I love this idea as it is so counter intuitive to what marketers believe about research, but it makes so much sense. All the customer is likely to ask you for is bigger faster cheaper ‘status quo’, as Guy puts it.

Someone must disrupt the status quo, in Apples case by creating a new market via an MP3 player or a smart phone. Otherwise all we ever do is make small incremental progress.

Once again quoting Guy from the video, creating dissatisfaction is like jumping to the next curve, as opposed to just taking the status quo forwards in iterative steps.

I keep mentioning Status Quo. Not the band clearly! Wikipedia defines status quo as a Latin term meaning the current state of affairs, and it is an extraordinary powerful force. It can be extremely difficult to ‘move’ a client beyond the status quo without this powerful force of dissatisfaction.

‘That’s the way things have always been’, or ‘It’s too much hassle to change it now, its been like that for ever’, have ruined far more sales pitches than you might think! Imagine it, Your organisation presents its products to the prospective clients and expects them to make significant changes to the way they do things in order to complete the purchase.

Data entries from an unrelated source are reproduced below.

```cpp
__global__ void __launch_bounds__(256) k_bn_bwd_apply(BnBwdArgs a) {
    const int total = *a.total_rows;
    const long long n = (long long)total * a.c;
    const float wv = *a.w;
    const float inv_n = total > 0 ? 1.0f / (float)total : 0.f;
    if (blockIdx.x == 0) {
        __shared__ double red[4];
        double t1 = 0.0, t2 = 0.0;
        for (int ch = threadIdx.x; ch < a.c; ch += blockDim.x) {
            t1 += (double)a.sums[ch * 4 + 2];
            t2 += (double)a.sums[ch * 4 + 3];
        }
        const double T1 = block_sum_d(t1, red);
        const double T2 = block_sum_d(t2, red);
        if (threadIdx.x == 0) {
            *a.dw = (float)T1;
            *a.db = (float)T2;
        }
    }
    (void)n;
    __shared__ float red[256];
    const int r0 = blockIdx.x * 64;
    if (r0 >= total) return;
    const int r1 = min(total, r0 + 64);
    const int ldy = a.ldy > 0 ? a.ldy : a.c;
    for (int e = threadIdx.x; e < (r1 - r0) * (ldy - a.c); e += blockDim.x)
        a.dy[(long long)(r0 + e / (ldy - a.c)) * ldy + a.c + e % (ldy - a.c)] = 0.f;
    const int cw = a.c < 256 ? a.c : 256;
    const int rgn = 256 / cw;
    const int tch = threadIdx.x % cw, rg = threadIdx.x / cw;
    for (int ch0 = 0; ch0 < a.c; ch0 += cw) {
        const int ch = ch0 + tch;
        float cs = 0.f;
        if (rg < rgn && ch < a.c) {
            const float sd = a.std[ch];
            const float mu = a.mean[ch];
            const float m1 = a.sums[ch * 4 + 0] * inv_n;
            const float m2 = a.sums[ch * 4 + 1] * inv_n;
            auto one = [&](float yv, float dzv) {
                return bn_bwd_dy(yv, dzv, mu, sd, wv, m1, m2, a.training != 0, ch >= a.relu_from);
            };
            int r = r0 + rg;
            for (; r + 3 * rgn < r1; r += 4 * rgn) {
                float yv[4], dzv[4];
#pragma unroll
                for (int u = 0; u < 4; ++u) {
                    const long long i = (long long)(r + u * rgn) * a.c + ch;
                    yv[u] = a.y[i];
                    dzv[u] = a.dz[i];
                }
#pragma unroll
                for (int u = 0; u < 4; ++u) {
                    const float d = one(yv[u], dzv[u]);
                    a.dy[(long long)(r + u * rgn) * ldy + ch] = d;
                    cs += d;
                }
            }
            for (; r < r1; r += rgn) {
                const long long i = (long long)r * a.c + ch;
                const float d = one(a.y[i], a.dz[i]);
                a.dy[(long long)r * ldy + ch] = d;
                cs += d;
            }
        }
        if (a.dbpart) {
            red[threadIdx.x] = cs;
            __syncthreads();
            if (rg == 0 && ch < a.c) {
                float t = 0.f;
                for (int q = 0; q < rgn; ++q) t += red[q * cw + tch];
                a.dbpart[(long long)blockIdx.x * a.c + ch] = t;
            }
            __syncthreads();
        }
    }
}

constexpr int BN2_THREADS = 1024, BN2_ROWS = 256;

template <int L>
__device__ __forceinline__ float4 wave_groups_sum4(float4 v) {
#pragma unroll
    for (int o = L; o < 64; o <<= 1) {
        v.x += __shfl_xor(v.x, o, 64);
        v.y += __shfl_xor(v.y, o, 64);
        v.z += __shfl_xor(v.z, o, 64);
        v.w += __shfl_xor(v.w, o, 64);
    }
    return v;
}

__device__ __forceinline__ float4 f4_zero() { return make_float4(0.f, 0.f, 0.f, 0.f); }

template <int L, int LS = L>
__global__ void __launch_bounds__(BN2_THREADS) k_bn_bwd_part2(BnBwdArgs a) {
    constexpr int RG = BN2_THREADS / L, RPT = BN2_ROWS / RG, C = 4 * LS;
    const int tile = blockIdx.x;
    const int total = *a.total_rows;
    const int r0 = tile * BN2_ROWS;
    if (r0 >= total) return;
    const int r1 = min(total, r0 + BN2_ROWS);
    const float wv = *a.w;
    const int c0 = blockIdx.y * 4 * L;
    const int lane = threadIdx.x % L, rg = threadIdx.x / L;
    float mu[4], isd[4];
#pragma unroll
    for (int i = 0; i < 4; ++i) {
        mu[i] = a.mean[c0 + 4 * lane + i];
        isd[i] = 1.0f / a.std[c0 + 4 * lane + i];
    }
// ... 731 lines not shown
```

How to make your client dissatisfied 

Price is obvious. Make yours cheaper than the current solution and the customer will quickly become dissatisfied with the current vendor. Its a really tricky strategy to implement successfully however. If you are going to win the race to the bottom, you have better already be the cost leader for instance.

Service is another area that comes to mind, and again is becoming increasingly difficult to trade in. These days we are in a curious place as regards service. If you provide absolute top quality service to your clients, they seem to increasingly expect it and almost take it for granted. At the same time we often hear that service levels of many businesses aren’t what they were. I’d add, I think this is often unfair.

More difficult to achieve, and harder to conceptualise in the first place, is the Apple tactic. Providing a service for your customer that they didn’t even realise might be available to them in the first place! This is an extremely powerful technique.

English: Steve Jobs shows off the white iPhone...

Steve Jobs shows off the white iPhone 4 at the 2010 Worldwide Developers Conference (Photo credit: Wikipedia)

Apple can do it, what about me?

A media sales person that can draw a marketing strategy together for a client that’s the same level as one they might pay a specialist agency for. A car dealer having information about competing brands together with their own marketing collateral to allow the customer to make an intelligent and informed decision about their purchase, right there in the dealership.

Anything that really adds value to the organisation or customer you are selling to beyond what they might expect. Most often its this added value that allows for the premium to be included in the price too. That might be a specific brand attribute or a far more esoteric element such as cache or coolness.

What other examples can you think of?

What ways can we help our clients identify that they are dissatisfied with the status quo? The current product they use or the service provider they employ? Consider it carefully, dissatisfaction is a powerful force!

Especially when the customer didnt even know they were dissatisfied in the first place!